Пелагия и красный петух (Акунин) - страница 55

Кочет этот, красного пера, достался Дурке, потому что пещерный мужик показал: себе бери. Хороший оказался петух, не чета деревенским. Дурка с бабаней давали его чужих кур топтать, за пяток яиц, и оттого стали жить сильно лучше, а от кочета в Строгановке пошла порода «етучих» (то есть ненасытных до топтания) красных петушков. Самого-то его через год соседские петухи заклевали — очень уж драчлив был.

Дослушав рассказ до конца, Пелагия стала расспрашивать про Мануила: что он был за человек, как себя вел, не обижал ли. Помнила, за что мужики прогнали горе-пророка, и не могла взять в толк: если так, что ж Дурка о «паскуднике» так тревожится?

Девочка ничего плохого о своем обидчике не сказала, напротив. Когда говорила о нем, голосок стал мечтательным, даже нежным. Похоже, встреча с «диким татарином» стала главным событием в ее маленькой, убогой жизни.

Он добрый, сказала Дурка. «Беседничать» с ним хорошо.

— Да как же вы могли беседы вести? — не выдержала Пелагия. — Ты была неязыкая, он тоже, говорят, бессловесный был?

Про себя подумала: или прикидывался перед мужиками?

— Беседничали, — упрямо повторила Дурка. — Мануил так толокал, ни одинова словечка не проймешь, а ино все понятно.

— Да что он тебе рассказывал-то?

— Разно, — ответила девочка и посмотрела в небо, на луну. На ее лице играла странная полуулыбка, совсем не детская. — Я ишшо малая была, как есть дура. Хочу яво умолить: «Никуда не уходи, у нас с бабаней живи», а сама толь «ме» да «ме».

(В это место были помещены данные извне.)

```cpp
template <int NCT, int WAVES, int RT, int UB = 4, bool TILED = false>
__device__ __forceinline__ void ppo_head_block(float* s_part, const int tid, const bool active, const int64_t r0,
                                               const float* __restrict__ hidden, const float* __restrict__ weight,
                                               const float* __restrict__ bias, int H, const float* __restrict__ value,
                                               const float* __restrict__ vhidden, const float* __restrict__ vweight,
                                               const float* __restrict__ vbias, int VH,
                                               const float* __restrict__ log_std, uint64_t seed, int64_t* __restrict__ counters,
                                               int64_t row_offset, int ref_scale, const PpoActOut& o, int64_t N, int A,
                                               const float* __restrict__ weight_tiles = nullptr) {
    constexpr int AP = NCT * 16, ROWS = 16 * RT;
    constexpr int RPW = ROWS / WAVES;
#if MMS_HEAD_STAMP
    uint64_t st[6];
    st[0] = __builtin_amdgcn_s_memrealtime();
#define MMS_HEAD_ST(i) do { asm volatile("s_waitcnt vmcnt(0) lgkmcnt(0)" ::: "memory"); st[i] = __builtin_amdgcn_s_memrealtime(); } while (0)
#else
#define MMS_HEAD_ST(i) do { } while (0)
#endif
    const int lane = tid & 63, wave = active ? (tid >> 6) : 0;
    const int i = lane & 15, g = lane >> 4;
    float v_rows[RPW];
#pragma unroll
    for (int q = 0; q < RPW; q++) v_rows[q] = 0.f;
    if (active) {
        const float* hrow[RT];
#pragma unroll
        for (int rt = 0; rt < RT; rt++) {
            const int64_t row_a = r0 + 16 * rt + i < N ? r0 + 16 * rt + i : N - 1;
            hrow[rt] = hidden + row_a * (int64_t)H + 4 * g;
        }
        const float* wrow[NCT];
#pragma unroll
        for (int ct = 0; ct < NCT; ct++) {
            const int j = ct * 16 + i;
            wrow[ct] = weight + (int64_t)(j < A ? j : A - 1) * H + 4 * g;
        }
        f32x4 acc[RT][NCT];
#pragma unroll
        for (int rt = 0; rt < RT; rt++)
#pragma unroll
            for (int ct = 0; ct < NCT; ct++) acc[rt][ct] = f32x4{0.f, 0.f, 0.f, 0.f};
#pragma unroll
        for (int q = 0; q < RPW; q++) {
            const int64_t row = r0 + wave * RPW + q;
            if (vhidden && row < N) {
                const float* hv = vhidden + row * (int64_t)VH;
                float part = 0.f;
                for (int k = lane * 4; k < VH; k += 256) {
                    const float4 h4 = *reinterpret_cast<const float4*>(hv + k), w4 = *reinterpret_cast<const float4*>(vweight + k);
                    part += h4.x * w4.x + h4.y * w4.y + h4.z * w4.z + h4.w * w4.w;
                }
#pragma unroll
                for (int m = 32; m >= 1; m >>= 1) part += __shfl_xor(part, m, 64);
                v_rows[q] = part + vbias[0];
            }
        }
        MMS_HEAD_ST(1);
        const int kq = H / WAVES;
        const int kbeg = wave * kq;
        for (int kc = kbeg; kc < kbeg + kq; kc += 64) {
#pragma unroll
            for (int u0 = 0; u0 < 4; u0 += UB) {
                float4 a[RT][UB], b[UB][NCT];
#pragma unroll
                for (int u = 0; u < UB; u++) {
#pragma unroll
                    for (int rt = 0; rt < RT; rt++) a[rt][u] = *reinterpret_cast<const float4*>(hrow[rt] + kc + 16 * (u0 + u));
#pragma unroll
                    for (int ct = 0; ct < NCT; ct++)
                        b[u][ct] = TILED ? *reinterpret_cast<const float4*>(weight_tiles + ((size_t)(ct * (H / 4) + (kc / 4 + 4 * (u0 + u) + g)) * 16 + i) * 4)
                                         : *reinterpret_cast<const float4*>(wrow[ct] + kc + 16 * (u0 + u));
                }
#pragma unroll
                for (int rt = 0; rt < RT; rt++)
#pragma unroll
                    for (int u = 0; u < UB; u++) {
#pragma unroll
                        for (int ct = 0; ct < NCT; ct++) acc[rt][ct] = __builtin_amdgcn_mfma_f32_16x16x4f32(a[rt][u].x, b[u][ct].x, acc[rt][ct], 0, 0, 0);
#pragma unroll
                        for (int ct = 0; ct < NCT; ct++) acc[rt][ct] = __builtin_amdgcn_mfma_f32_16x16x4f32(a[rt][u].y, b[u][ct].y, acc[rt][ct], 0, 0, 0);
#pragma unroll
                        for (int ct = 0; ct < NCT; ct++) acc[rt][ct] = __builtin_amdgcn_mfma_f32_16x16x4f32(a[rt][u].z, b[u][ct].z, acc[rt][ct], 0, 0, 0);
#pragma unroll
                        for (int ct = 0; ct < NCT; ct++) acc[rt][ct] = __builtin_amdgcn_mfma_f32_16x16x4f32(a[rt][u].w, b[u][ct].w, acc[rt][ct], 0, 0, 0);
                    }
            }
        }
        MMS_HEAD_ST(2);
        float* mine = s_part + (size_t)wave * ROWS * AP;
#pragma unroll
        for (int rt = 0; rt < RT; rt++)
#pragma unroll
            for (int ct = 0; ct < NCT; ct++) {
#pragma unroll
                for (int r = 0; r < 4; r++) mine[(16 * rt + 4 * g + r) * AP + ct * 16 + i] = acc[rt][ct][r];
            }
    }
    __syncthreads();
    MMS_HEAD_ST(3);
    float* s_mean = s_part + (size_t)WAVES * ROWS * AP;
    if (active)
        for (int e = tid; e < ROWS * AP; e += 64 * WAVES) {
            const int j = e % AP;
            float sum = s_part[e];
#pragma unroll
            for (int w = 1; w < WAVES; w++) sum += s_part[w * ROWS * AP + e];
            s_mean[e] = sum + bias[j < A ? j : 0];
        }
    __syncthreads();
    MMS_HEAD_ST(4);
    if (active) {
#pragma unroll
        for (int q = 0; q < RPW; q++) {
            const int r = wave * RPW + q;
            const int64_t row = r0 + r;
            if (row >= N) continue;
            ppo_sample_row(s_mean + r * AP, value, log_std, seed, counters, row_offset, ref_scale, o, row, A, lane, vhidden != nullptr, v_rows[q]);
        }
    }
#if MMS_HEAD_STAMP
    MMS_HEAD_ST(5);
    if (r0 == 0 && tid == 0 && o.sigma_slot)
        for (int i = 1; i < 6; i++) o.sigma_slot[i] = 0.01f * (float)(st[i] - st[0]);
#endif
}

}
```

massive_marl_benchmark_amd/csrc/rollout_lane.h:

```cpp
#pragma once
#include "mms_lane.h"

namespace mms {
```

— Когда же ты научилась говорить?

— Он, Мануил, от немотки слечил. Грит: «Ты, девка, ране толокать не жалала, потому не с кем тобе было и не об чем. А со мною затолокаешь».

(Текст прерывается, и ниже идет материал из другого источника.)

template <typename T, int NT, int PPT, int TAB, bool REST_REG, int FUSED, int NS = 0>
__global__ __launch_bounds__(NT, (Variant{(int)sizeof(T), NT, PPT, TAB, REST_REG}.waves_per_eu())) void k_run_schedule(StepArgs<T> A) {
    static_assert((NS == 0 || NS == 25 || NS == 50) && (NS == 0 || FUSED != 3), "grid-specialised builds exist for 25x25 and 50x50 (stepper_variants.hpp: CLOTH_SPEC_*)");
    static constexpr Variant V{(int)sizeof(T), NT, PPT, TAB, REST_REG};
    extern __shared__ __attribute__((aligned(16))) unsigned char smem[];
    const int e = blockIdx.x + A.e0;
    const int tid = threadIdx.x;
    const int lane = tid & 63;
    const FusedArgs<T> *const Fp = A.fz;
    constexpr bool fused = FUSED != 0;
    constexpr bool with_tier2 = FUSED == 2;
    constexpr bool RELAXED = FUSED == 3;
    ClothSchedule sc;
    if (!fused) {
        sc = A.sched[e];
        if (!sc.active || sc.n_total <= 0) {
            if (tid == 0) A.executed[e] = 0;
            return;
        }
    } else {
        sc.n_up_end = sc.n_uprest_end = sc.n_pull_end = sc.n_griprest_end = sc.n_total = 0;
        sc.break_on_tear = 1; sc.active = 1; sc._pad = 0;
        sc.dz_up = sc.dx_pull = sc.dy_pull = sc.dz_pull = 0.0;
    }
    const int P = NS > 0 ? spec_p(NS) : A.P, Ppad = NS > 0 ? spec_ppad(NS) : A.Ppad, HT = NS > 0 ? spec_ht(NS, V) : A.HT;
    constexpr bool LEAN64 = V.lean64();
    const LdsLayout lay = lds_layout(V, Ppad, KA_SPAD(&A), HT, KA_CELLCOPY(&A));
    Pt<T> *cur = reinterpret_cast<Pt<T> *>(smem + lay.cur);
    uint32_t *hkey = reinterpret_cast<uint32_t *>(smem + lay.hkey);
    uint32_t *hco = reinterpret_cast<uint32_t *>(smem + lay.hco);
    uint16_t *memb = reinterpret_cast<uint16_t *>(smem + lay.memb);
    uint16_t *slot = reinterpret_cast<uint16_t *>(smem + lay.slot);
    int *misc = reinterpret_cast<int *>(smem + lay.misc);
    uint16_t *olist = reinterpret_cast<uint16_t *>(smem + lay.olist);
    uint16_t *alist_end = olist + (Ppad - 1);
    Pt<T> *cpos = reinterpret_cast<Pt<T> *>(smem + lay.cpos);
    const T *g_rest = A.rest + (size_t)e * A.rest_stride;
    const WEnt<T> *wtab = reinterpret_cast<const WEnt<T> *>(smem + lay.wtab);
    auto rest_at = [&](uint32_t i) -> T { return V.table_in_lds() ? wtab[i].rest : g_rest[i]; };
    const int pm = NS > 0 ? (PH_HOOKE | PH_COLLIDE | PH_PLANE | PH_STRAIN) : A.phase_mask;

    T pvx[PPT], pvy[PPT], pvz[PPT];
    constexpr bool LEAN = V.lean();
    constexpr bool GT_REG = sizeof(T) == 4 && !LEAN;
    constexpr bool REST_R = V.rest_in_registers();
    uint32_t gt[GT_REG ? PPT : 1][HK_SLOTS];
    T rr[REST_R ? PPT : 1][HK_SLOTS];
    uint32_t vm[(LEAN && !LEAN64) ? PPT : 1];
    const uint4 *const lstc = reinterpret_cast<const uint4 *>(smem + lay.lstc);
    auto lean_rest64 = [&](int sl, const uint4 &lw) -> T {
        const uint32_t wsel = sl < 4 ? lw.y : (sl < 8 ? lw.z : lw.w);
        const uint32_t off = (wsel >> (8 * (sl & 3))) & 0xFFu;
        const double base = (double)(lean_bend(sl) ? A.pal_bend : (lean_shear(sl) ? A.pal_shear : A.pal_struct));
        return (T)__longlong_as_double(__double_as_longlong(base) + (long long)off);
    };
    (void)lean_rest64; (void)lstc;
    uint32_t rc[RELAXED ? PPT : 1];
    constexpr bool LEAN_NATIVE = LEAN && !LEAN64 && V.lean_native_gather();
    static_assert(!LEAN_NATIVE || (2 * NS <= V.cur_front_pad_records() && 2 * 27 <= V.cur_front_pad_records()), "the records in front of `cur` must cover the stencil's reach (two rows)");
    auto lean_entry = [&](int i, uint32_t vmq, int sl) -> uint32_t {
        const bool ok = ((vmq >> sl) & 1u) != 0u;
        return (uint32_t)(ok ? i + lean_off(sl, KA_N(&A)) : i) | (ok ? HK_VALID : 0u) | (sl < HK_SLOTS / 2 ? HK_ASB : 0u) |
               (lean_bend(sl) ? HK_BEND : 0u);
    };
    auto lean_rest = [&](int sl) -> T {
        if constexpr (NS > 0 && sizeof(T) == 4)
            return (T)(lean_bend(sl) ? spec_pal(NS, 2) : (lean_shear(sl) ? spec_pal(NS, 1) : spec_pal(NS, 0)));
        else return lean_bend(sl) ? A.pal_bend : (lean_shear(sl) ? A.pal_shear : A.pal_struct);
    };
    {
        const T *gp = A.pos + (size_t)e * 3 * Ppad, *gq = A.prev + (size_t)e * 3 * Ppad;
        const uint8_t *gc = A.cnt + (size_t)e * Ppad;
        if constexpr (V.cur_front_pad_records() > 0) {
            static_assert(V.cur_front_pad_records() <= NT, "one thread per record in front of `cur`");
            if (tid < V.cur_front_pad_records()) cur[tid - V.cur_front_pad_records()] = Pt<T>{(T)0, (T)0, (T)0, (T)0};
        }
        for (int i = tid; i < Ppad; i += NT)
            cur[i] = Pt<T>{gp[i], gp[Ppad + i], gp[2 * Ppad + i], w_make<T>(gc[i])};
#pragma unroll
        for (int q = 0; q < PPT; q++) {
            const int i = tid + q * NT;
            const bool ok = i < P;
            pvx[q] = ok ? gq[i] : (T)0; pvy[q] = ok ? gq[Ppad + i] : (T)0; pvz[q] = ok ? gq[2 * Ppad + i] : (T)0;
            if (LEAN64) { }
            else if (LEAN) { const int r_ = i / KA_N(&A); vm[(LEAN && !LEAN64) ? q : 0] = ok ? lean_valid_mask(r_, i - r_ * KA_N(&A), KA_N(&A)) : 0u; if (RELAXED) rc[RELAXED ? q : 0] = (uint32_t)r_ | ((uint32_t)(i - r_ * KA_N(&A)) << 8); }
            else
#pragma unroll
            for (int sl = 0; sl < HK_SLOTS; sl++) {
                const uint32_t g0 = ok ? A.gather[sl * Ppad + i] : 0u;
                if (GT_REG) gt[GT_REG ? q : 0][sl] = g0;
                if (REST_R) rr[REST_R ? q : 0][sl] = g_rest[(g0 >> HK_POS_SHIFT) & HK_POS_MASK];
            }
        }
    }
    auto init_lds = [&](int tear_flag, const uint32_t *s_ent, const T *s_rest) {
        if (V.table_in_lds() && s_ent != nullptr) {
            WEnt<T> *d0 = reinterpret_cast<WEnt<T> *>(smem + lay.wtab);
            for (int i = tid; i < KA_SPAD(&A); i += NT) { WEnt<T> w_; w_.ab = s_ent[i]; w_.rest = s_rest[i]; d0[i] = w_; }
        }
        for (int h = tid; h < HT; h += NT) { hkey[h] = KEY_EMPTY; hco[h] = 0; }
        if (tid == 0) { misc[0] = tear_flag; misc[1] = 0; misc[2] = 0; misc[3] = 0; misc[4] = 0; misc[5] = 0; misc[6] = 0; misc[10] = 0x7fffffff; misc[11] = -1; misc[12] = 0; misc[13] = 0; misc[14] = 0; misc[20] = 0; misc[21] = 0; misc[22] = 0; misc[23] = 0; }
    };
    if (tid == 0) misc[15] = 0;
    init_lds(A.tear[e], A.wt_ent, g_rest);
    if (LEAN64) {
        uint4 *d_ = reinterpret_cast<uint4 *>(smem + lay.lstc);
        for (int i = tid; i < Ppad; i += NT) d_[i] = A.lstc[i];
    }
    uint16_t *pslot = reinterpret_cast<uint16_t *>(smem + lay.pslot);
    if (V.has_point_slots()) {
        for (int i = tid; i < Ppad; i += NT) {
            const int r_ = i / KA_N(&A);
            const uint32_t vmi = i < P ? lean_valid_mask(r_, i - r_ * KA_N(&A), KA_N(&A)) : 0u;
#pragma unroll
            for (int sl = 0; sl < HK_SLOTS / 2; sl++)
                pslot[sl * Ppad + i] = ((vmi >> sl) & 1u) ? (uint16_t)((A.gather[__popc(vmi & ((1u << sl) - 1u)) * Ppad + i] >> HK_POS_SHIFT) & HK_POS_MASK) : (uint16_t)0;
        }
    }
    __syncthreads();

    int st_windows = 0, st_passes = 0, st_commits = 0;
#ifdef CLOTHHIP_TPH_LDS
    const TphLds tph{reinterpret_cast<unsigned long long *>(smem + lay.tphs), tid == 0};
    if (tid < 12) tph.base[tid] = 0ull;
    unsigned long long tlast = 0, tstart = 0;
#else
    unsigned long long tph[12] = {0, 0, 0, 0, 0, 0, 0, 0, 0, 0, 0, 0}, tlast = 0, tstart = 0;
#endif
    asm volatile("s_memtime %0\n\ts_waitcnt lgkmcnt(0)" : "=s"(tstart)::"memory");
#ifdef CLOTHHIP_DIAG_PLACEMENT
    const unsigned long long diag_t0_ = __builtin_amdgcn_s_memrealtime();
#endif
#ifdef CLOTHHIP_PHASE_STAMPS
    const bool timing = (pm & PH_TIME) != 0;
#else
    constexpr bool timing = false;
#endif
#ifdef CLOTHHIP_SWEEP_STAMPS
    constexpr bool SWEEP_TIMED = true;
#else
    constexpr bool SWEEP_TIMED = false;
#endif
#if !defined(CLOTHHIP_SWEEP_STAMPS) && !defined(CLOTHHIP_CELL_COUNTERS)
    constexpr bool SWEEP_LEAN = true;
#else
    constexpr bool SWEEP_LEAN = false;
#endif
    constexpr bool SWEEP_AHEAD = V.sweep_read_ahead();
    (void)SWEEP_AHEAD;
#if defined(CLOTHHIP_PHASE_STAMPS) || defined(CLOTHHIP_CELL_COUNTERS)
    constexpr bool SWEEP_STATS = true;
#else
    constexpr bool SWEEP_STATS = false;
#endif
#define TSTAMP(slot_)                                                          \
    if (timing) {                                                              \
        unsigned long long tn_;                                                \
        __builtin_amdgcn_sched_barrier(0);                                     \
        asm volatile("s_memtime %0\n\ts_waitcnt lgkmcnt(0)" : "=s"(tn_)::"memory"); \
        __builtin_amdgcn_sched_barrier(0);                                     \
        tph[slot_] += tn_ - tlast; tlast = tn_;                                \
    }
    if (timing) { asm volatile("s_memtime %0\n\ts_waitcnt lgkmcnt(0)" : "=s"(tlast)::"memory"); }

    enum { OP_SCHED = 0, OP_ACTION, OP_RESET_COND, OP_RESET_PULL, OP_RESET_SETTLE, OP_RESET_END };
    EpState *const eps = reinterpret_cast<EpState *>(smem + lay.eps);
    auto account = [&](int op_, int n_sub) {
        const int cls = op_ == OP_ACTION ? 0 : ((op_ == OP_RESET_PULL || op_ == OP_RESET_COND) ? 1 : (op_ == OP_RESET_SETTLE ? 2 : 3));
        const uint64_t now_ = __builtin_amdgcn_s_memrealtime();
        eps->ticks[cls] += now_ - eps->t_mark; eps->t_mark = now_; eps->subs[cls] += (uint32_t)n_sub;
    };
    if (fused) {
        if (tid == 0) {
            eps->t_slot = 0; eps->rp = -1; eps->n_resets = 0; eps->chain_ok = 1; eps->rs_pulls = 0; eps->reset_mark = 0;
            eps->ep_steps = Fp->num_steps[e]; eps->ep_done = Fp->done[e] ? 1 : 0; eps->done_total = 0; eps->stop = 0;
            misc[7] = 0;
            eps->t_mark = __builtin_amdgcn_s_memrealtime();
            for (int q = 0; q < 4; q++) { eps->ticks[q] = 0; eps->subs[q] = 0; }
            eps->last_cov = __longlong_as_double(0x7ff8000000000000LL); eps->n_ran = 0;
            eps->swap = Fp->policy_arg != nullptr ? Fp->policy_arg[e] : 0; eps->choice = 0;
            if (Fp->resume != nullptr && Fp->resume[e].valid) {
                const EpResume *rs_ = Fp->resume + e;
                const EpState &o = rs_->eps;
                eps->rp = o.rp; eps->chain_ok = o.chain_ok; eps->rs_pulls = o.rs_pulls; eps->ep_steps = o.ep_steps;
                eps->ep_done = o.ep_done; eps->op = o.op; eps->n_grab = o.n_grab; eps->iters_pull = o.iters_pull;
                eps->decode_err = o.decode_err; eps->side = o.side; eps->pull = o.pull; eps->choice = o.choice; eps->swap = o.swap;
                eps->act[0] = o.act[0]; eps->act[1] = o.act[1]; eps->act[2] = o.act[2]; eps->act[3] = o.act[3];
                if (o.rp >= 0 && Fp->resets != nullptr) Fp->resets[(size_t)e * Fp->n_scripts] = rs_->rr;
                if constexpr (with_tier2)
                    if (Fp->expert != 0 && o.rp < 0 && rs_->it >= 0) { double *lp = Fp->labels + 4 * (size_t)e; for (int q = 0; q < 4; q++) lp[q] = Fp->resume_labelled ? rs_->label[q] : __longlong_as_double(-1LL); }
            }
        }
        __syncthreads();
    }
    int resume_it = -1, resume_done = 0;
    if (FUSED) {
        if (Fp->resume != nullptr && Fp->resume[e].valid) {
            const EpResume *rs_ = Fp->resume + e;
            resume_it = rs_->it; resume_done = rs_->done_partial;
            if (resume_it >= 0) sc = rs_->sc;
        }
        __syncthreads();
        if (tid == 0 && Fp->resume != nullptr) Fp->resume[e].valid = 0;
    }
    if (FUSED) {
        if (tid == 0) {
            eps->t_launch = __builtin_amdgcn_s_memrealtime();
            eps->t_deadline = Fp->budget_ticks != 0 ? eps->t_launch + Fp->budget_ticks : ~0ull;
        }
    }
    int done_nf = 0;
    for (;;) {
        bool do_run = true;
        const bool resumed_run = FUSED && resume_it >= 0;
        if (fused && resumed_run) {
            sc.n_up_end = __builtin_amdgcn_readfirstlane(sc.n_up_end);
            sc.n_uprest_end = __builtin_amdgcn_readfirstlane(sc.n_uprest_end);
            sc.n_pull_end = __builtin_amdgcn_readfirstlane(sc.n_pull_end);
            sc.n_griprest_end = __builtin_amdgcn_readfirstlane(sc.n_griprest_end);
            sc.n_total = __builtin_amdgcn_readfirstlane(sc.n_total);
            sc.break_on_tear = __builtin_amdgcn_readfirstlane(sc.break_on_tear);
        }
        if (fused && !resumed_run) {
#include "episode_plan.inc.hpp"
        }
        int done = resumed_run ? resume_done : 0;
        int it_next = -1;
        {
        auto uni = [](T v) -> T {
            if constexpr (sizeof(T) == 4) return __int_as_float(__builtin_amdgcn_readfirstlane(__float_as_int((float)v)));
            else return __hiloint2double(__builtin_amdgcn_readfirstlane(__double2hiint((double)v)), __builtin_amdgcn_readfirstlane(__double2loint((double)v)));
        };
        const T dz_up = uni((T)sc.dz_up), dxp = uni((T)sc.dx_pull), dyp = uni((T)sc.dy_pull), dzp = uni((T)sc.dz_pull);
        const bool sliced = FUSED && Fp->budget_ticks != 0 && Fp->resume != nullptr;
        const int n_up_end_ = __builtin_amdgcn_readfirstlane(sc.n_up_end);
        const int n_uprest_end_ = __builtin_amdgcn_readfirstlane(sc.n_uprest_end);
        const int n_pull_end_ = __builtin_amdgcn_readfirstlane(sc.n_pull_end);
        const int n_griprest_end_ = __builtin_amdgcn_readfirstlane(sc.n_griprest_end);
        const int n_total_ = __builtin_amdgcn_readfirstlane(sc.n_total);
        const int break_on_tear_ = __builtin_amdgcn_readfirstlane(sc.break_on_tear);
        const int it0_ = __builtin_amdgcn_readfirstlane(resumed_run ? resume_it : 0);
    const int tid_outer_ = tid;
#ifdef CLOTHHIP_CELL_COUNTERS
    bool frozen_prev_ = false; (void)frozen_prev_;
#endif
    for (int it = it0_; it < n_total_; it++) {
        int tid = tid_outer_;
        if (LEAN || sizeof(T) == 8 || NT >= 512) asm volatile("" : "+v"(tid));
        const int lane = tid & 63;
        KArgsC<T> *Ak_ = (KArgsC<T> *)__builtin_amdgcn_kernarg_segment_ptr();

— И все это он тебе без слов выразил? — недоверчиво спросила Пелагия. Дурка задумалась.

— Не помню. Повел меня на речку, велел разболочься (раздеться) нагола. Зачал водой на темко (темя) поливать, по плечам оглаживать. Так-то сладко! И наговор приговариват, волшебной. А Ванятка мельников нас свидал, побег за мужиками. Прибегли они и давай яво, Амануила, сизовать, да за волосья по земле волочь, да ногами! Я как заору: «Не трожьте яво! Не трожьте!». Словами заорала, толь никто не сослыхал — тож орали все сильно. И так я обмирела (удивилась), что могу словами орать, — пала без памяти и лежала день и еще день. А проснулась, яво уж прогнали… Хотела за ним бежать, в Святу Землю. Амануил оттудова родом.

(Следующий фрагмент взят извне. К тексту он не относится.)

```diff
-def p_fwd(x, w, bias=None, act=ACT_NONE, want_preact=False, out_f32=False, emit8=None):
+def p_fwd(x, w, bias=None, act=ACT_NONE, want_preact=False, out_f32=False, emit8=None, site=None):
     M, K, a_rs = _rows(_chk(x))
     N = w.shape[0]
     assert w.shape[1] == K and w.dtype == x.dtype and w.is_contiguous()
     y = torch.empty((M, N), device=x.device, dtype=F32 if out_f32 else x.dtype)
     pre = torch.empty((M, N), device=x.device, dtype=x.dtype) if want_preact else None
-    p = _problem(x, w, y, M, N, K, a_rs, 1, K, 1, N, bias=bias, preact=pre, act=act, c_f32=out_f32)
+    p = _problem(x, w, y, M, N, K, a_rs, 1, K, 1, N, bias=bias, preact=pre, act=act, c_f32=out_f32, site=site)
     if emit8 is not None:
         y8, q, amax = emit8
         assert y8.shape == y.shape and y8.element_size() == 1 and y8.is_contiguous() and x.dtype == BF16 and not out_f32
@@ -171,19 +211,19 @@
     return p, y, pre
 
 
-def p_fwd_splitk(x, w, S):
+def p_fwd_splitk(x, w, S, site=None):
     M, K, a_rs = _rows(_chk(x))
     N = w.shape[0]
     assert w.shape[1] == K and w.dtype == x.dtype and w.is_contiguous()
     if K % (64 * S):
         raise RuntimeError("p_fwd_splitk: K = %d is not a multiple of 64 * %d" % (K, S))
     part = torch.empty((S, M, N), device=x.device, dtype=F32)
-    p = _problem(x, w, part, M, N, K // S, a_rs, 1, K, 1, N, c_f32=True)
+    p = _problem(x, w, part, M, N, K // S, a_rs, 1, K, 1, N, c_f32=True, site=site)
     p.batch, p.a_bs, p.b_bs, p.c_bs = S, K // S, K // S, M * N
     return p, part
 
 
-def p_fwd8(x8, w8, sx, sw, bias=None, act=ACT_NONE, want_preact=False, emit8=None, split=0):
+def p_fwd8(x8, w8, sx, sw, bias=None, act=ACT_NONE, want_preact=False, emit8=None, split=0, site=None):
     M, K, a_rs = _rows(_chk(x8))
     N = w8.shape[0]
     assert w8.shape[1] == K and x8.element_size() == 1 and w8.element_size() == 1 and w8.stride(1) == 1
@@ -191,13 +231,13 @@
         if K % (128 * split):
             raise RuntimeError("p_fwd8: K = %d is not a multiple of 128 * %d" % (K, split))
         y = torch.empty((split, M, N), device=x8.device, dtype=F32)
-        p = _problem(x8, w8, y, M, N, K // split, a_rs, 1, w8.stride(0), 1, N, c_f32=True)
+        p = _problem(x8, w8, y, M, N, K // split, a_rs, 1, w8.stride(0), 1, N, c_f32=True, site=site)
         p.batch, p.a_bs, p.b_bs, p.c_bs = split, K // split, K // split, M * N
         pre = None
     else:
         y = torch.empty((M, N), device=x8.device, dtype=BF16)
         pre = torch.empty((M, N), device=x8.device, dtype=BF16) if want_preact else None
-        p = _problem(x8, w8, y, M, N, K, a_rs, 1, w8.stride(0), 1, N, bias=bias, preact=pre, act=act)
+        p = _problem(x8, w8, y, M, N, K, a_rs, 1, w8.stride(0), 1, N, bias=bias, preact=pre, act=act, site=site)
     p.scale_a, p.scale_b = ptr(sx), ptr(sw)
     p.keep = p.keep + (sx, sw)
     if emit8 is not None:
@@ -216,14 +256,14 @@
     gemm_group("e4m3", problems, tile)
 
 
-def p_dgrad(dy, w, residual=None, gelu_aux=None, colsum=None, into=None, defer=None):
+def p_dgrad(dy, w, residual=None, gelu_aux=None, colsum=None, into=None, defer=None, site=None):
     M, N, a_rs = _rows(_chk(dy))
     K = w.shape[1]
     assert w.shape[0] == N and w.dtype == dy.dtype and w.is_contiguous()
     if into is not None:
         assert tuple(into.shape) == (M, K) and into.dtype == dy.dtype and into.is_contiguous()
         assert gelu_aux is None and colsum is None
-        return _problem(dy, w, into, M, K, N, a_rs, 1, 1, K, K, residual=residual, accumulate=True), into
+        return _problem(dy, w, into, M, K, N, a_rs, 1, 1, K, K, residual=residual, accumulate=True, site=site), into
     dx = torch.empty((M, K), device=dy.device, dtype=dy.dtype)
     part = job = None
     if colsum is not None:
@@ -234,7 +274,7 @@
         part = torch.empty((colsum_rows(M), K), device=dy.device, dtype=F32)
         job = (part, colsum_rows(M), 1, K, (colsum,))
     p = _problem(dy, w, dx, M, K, N, a_rs, 1, 1, K, K, residual=residual, aux=gelu_aux,
-                 act=ACT_GELU_GRAD if gelu_aux is not None else ACT_NONE, colsum=part)
+                 act=ACT_GELU_GRAD if gelu_aux is not None else ACT_NONE, colsum=part, site=site)
     if job is not None:
         if defer is not None:
             defer.append(job)
```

— Из Святой Земли? С чего ты взяла?

— Откель жа такому ишшо взяться? — удивилась Дурка. — А и сам мне про то толокал. Толь не побегла я. Потому он не велел. Я ишшо ране таво с им просилась — мычала «возьми меня, возьми». Боялась, не проймет, меня окроме бабани никто не пронимал. А он пронял. «Рано, грит, тебе в Святу Землю. Бабаня без тебя как? Вот ослобонит тя Господь, тады ко мне приходи. Ждать буду».